I'd argue that trumps all other control over the account. If you can show that
you control the payment method, then I'll accept you as the legitimate
controller of the account. So, notarized, translated, and apostilled letter
from the bank branch manager stating that you are the person in control of the
account, sent by certified mail with signature delivery and I'll send you back
a link to type in manually the same way.

As a shortcut, I'd say it's mostly safe to accept a picture of someone's face
holding up their photo ID with the same billing address.

Or confirming the amount and/or origin (some banks/credit systems do not
display the merchant name for some halfbrained reason) of a small transaction
(e.g. 1.37 USD from merchant account ACMECORP-294817) that is refunded after a
week.

------
LeonM
To add to the (mostly excellent) comments on this threat:

Consider the risk involved, and who is responsible for keeping the reset
procedure secure.

If you're building a bank app, make sure you have a proper reset procedure,
preferably with human validation, like how user 'steventhedev' described.

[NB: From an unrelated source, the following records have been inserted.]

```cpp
template <int NQ, bool FM>
__global__ __launch_bounds__(64) __attribute__((amdgpu_waves_per_eu(WavesPerEu<NQ>::v, WavesPerEu<NQ>::v)))
void k_dg(Work w, Opts o, Inputs in, const Inputs* inp, const DgJobs* J, WaveJobs jb) {
  extern __shared__ __attribute__((aligned(16))) double smem[];
  const int t = (int)threadIdx.x;
  const int wg = (int)blockIdx.x;
  Coop<NQ, FM> C(smem, gptr(jb.regions) + (long long)wg * jb.region_doubles, w, o, t);
  const int count = J->count;
  const bool spec = J->spec_events > 0;
  const bool park = J->park_res != nullptr;
  if (spec && J->spec_crit && t == 0) {
    unsigned long long z = 0;
    __hip_atomic_compare_exchange_strong(J->t_launch, &z, (unsigned long long)__builtin_amdgcn_s_memrealtime(),
                                         __ATOMIC_RELAXED, __ATOMIC_RELAXED, __HIP_MEMORY_SCOPE_AGENT);
  }
  for (;;) {
    int mode = 0, idx = 0, ev = 0, jj = 0, code = 0;
    if (spec && (J->spec_window > 0 || J->spec_crit)) {
      int got = -1;
      if (t == 0) {
        const unsigned h = __hip_atomic_load(J->spec_eq_head, __ATOMIC_RELAXED, __HIP_MEMORY_SCOPE_AGENT);
        unsigned hh = h;
        if (h < __hip_atomic_load(J->spec_eq_tail, __ATOMIC_RELAXED, __HIP_MEMORY_SCOPE_AGENT) &&
            __hip_atomic_compare_exchange_strong(J->spec_eq_head, &hh, h + 1, __ATOMIC_RELAXED, __ATOMIC_RELAXED,
                                                 __HIP_MEMORY_SCOPE_AGENT)) {
          int e;
          while ((e = ld_flag(&J->spec_eq[h])) == 0) __builtin_amdgcn_s_sleep(2);
          after_flag();
          const int ev_ = (e - 1) / (DG_SPEC_JOBS + 1), jj_ = (e - 1) % (DG_SPEC_JOBS + 1);
          if (ld_flag(&J->spec_cancel[ev_]) == 0 &&
// ... 381 lines not shown

template <int NQ>
__device__ __forceinline__ bool ts_start(const DgJobs* J, const Inputs* in, int wg, int t, int job) {
  Ts<NQ> T(*J, *in, wg, t);
  return T.start(job);
}
template <int NQ>
__device__ __forceinline__ int ts_feed(const DgJobs* J, const Inputs* in, int wg, int t, int job) {
  Ts<NQ> T(*J, *in, wg, t);
  return T.feed(job);
}
template <int NQ>
__device__ __forceinline__ void ts_finish(const DgJobs* J, const Inputs* in, int wg, int t, int job) {
  Ts<NQ> T(*J, *in, wg, t);
  T.finish(job);
}

template <int NQ, bool FM>
__global__ __launch_bounds__(64) __attribute__((amdgpu_waves_per_eu(WavesPerEu<NQ>::v, WavesPerEu<NQ>::v)))
void k_ts(Work w, Opts o, Inputs in, const Inputs* inp, const DgJobs* J, WaveJobs jb) {
  extern __shared__ __attribute__((aligned(16))) double smem[];
  const int t = (int)threadIdx.x;
  const int wg = (int)blockIdx.x;
  Coop<NQ, FM> C(smem, gptr(jb.regions) + (long long)wg * jb.region_doubles, w, o, t);
  const int count = J->count;
  for (;;) {
    int got = -1;
    if (t == 0 && __hip_atomic_load(jb.next, __ATOMIC_RELAXED, __HIP_MEMORY_SCOPE_AGENT) < (unsigned)count) {
      const unsigned i = atomicAdd(jb.next, 1u);
      if (i < (unsigned)count) got = (int)i;
    }
    got = dg_bcast(got);
    if (got < 0) break;
    int code = ts_start<NQ>(J, inp, wg, t, got) ? 1 : 0;
    while (code) {
      __syncthreads();
      int it = 0, qit = 0;
      Lane<NQ> chk(w, o, 0u);
      if (!chk.supported(in, wg)) {
        if (t == 0) {
          in.status[wg] = 5;
          in.sqp_iter[wg] = 0;
          in.qp_iter[wg] = 0;
        }
      } else {
        C.from_inputs(in, wg);
        const int status = C.run(it, qit);
// ... 228 lines not shown
```

vboc_amd/csrc/vboc_solver.hip:

```cpp
#include <hip/hip_runtime.h>

#include <chrono>
#include <cmath>
#include <cstdlib>
#include <cstdio>
#include <cstring>
#include <string>
#include <vector>

#include "../../include/vboc.h"
#include "model.h"

#define UNR _Pragma("unroll")
#ifdef VBOC_WAVES
#define VBOC_WPE __attribute__((amdgpu_waves_per_eu(VBOC_WAVES, VBOC_WAVES)))
#else
#define VBOC_WPE
#endif

namespace vboc {

struct Opts {
  double tol_stat, tol_eq, tol_ineq, tol_comp;
  double qp_tol_stat, qp_tol_eq, qp_tol_comp;
// ... 1317 lines not shown
  int nq, nmax, device;
  long long slots;
  Opts o;
  Work w;
  void* pool = nullptr;
  size_t pool_bytes = 0;
  unsigned int* head = nullptr;
  int* ist = nullptr;
  unsigned int* host_done = nullptr;
  hipEvent_t ev0 = nullptr, ev1 = nullptr;
  int launches = 0;
  bool profile = false;
  std::vector<hipEvent_t> pev;
  int npev = 0;
  double fact_ms = 0.0;
  long long fact_calls = 0;
  unsigned long long fact_stages = 0;
  void* stage = nullptr;
  size_t stage_bytes = 0;
  int* list = nullptr;
  double coop_threshold = 8192;
  bool wave_all = true;
  bool factor_mfma = true;
  double* regions = nullptr;
  long long n_regions = 0, region_doubles = 0, group_cap = 0;
  double mall_mib = 256.0;
  size_t wave_lds = 0;
  bool coop_ok = false;
  long long coop_count = 0;
  double* ft_regions = nullptr;
  size_t ft_bytes = 0;
  double* dg_scratch = nullptr;
  size_t dg_bytes = 0;
  DgJobs* dg_jobs = nullptr;
  Inputs* dg_in = nullptr;
  TtJobs* tt_jobs = nullptr;
  bool tt_attr[2] = {false, false};
  bool dg_attr[4] = {false, false, false, false};
  int dg_fail_mod = 0;
  bool dg_speculate = true;
  int dg_spec_early = 0;
  int dg_spec_pause = 300;
  int dg_spec_first = 2;
  bool dg_spec_crit = false;
  int dg_spec_window = 0;
  double* wave_hc = nullptr;
// ... 112 lines not shown
    h->ft_bytes = need;
  }
  if constexpr (NQ == 3) {
    if (mp.on) {
      hipLaunchKernelGGL((k_ft<NQ, true>), dim3((unsigned)groups), dim3(64), 0, st, h->o, in, h->ft_regions, rd, h->head,
                         mp);
      return hipGetLastError() == hipSuccess ? 0 : -2;
    }
  }
  if (mp.on) return -2;
  hipLaunchKernelGGL((k_ft<NQ, false>), dim3((unsigned)groups), dim3(64), 0, st, h->o, in, h->ft_regions, rd, h->head,
                     mp);
  return hipGetLastError() == hipSuccess ? 0 : -2;
}
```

The
bank (your company) is responsible for this.

If you build commercial/enterprise software, the 'admin' user should be able
to perform resets. Preferably a customer must have at least 2 admin users, to
prevent locking out. The customer is responsible.

If you are building consumer grade software, go with a reset procedure through
email. The consumer is responsible for keeping that secure. If their email
gets compromised, it can't be your responsibility.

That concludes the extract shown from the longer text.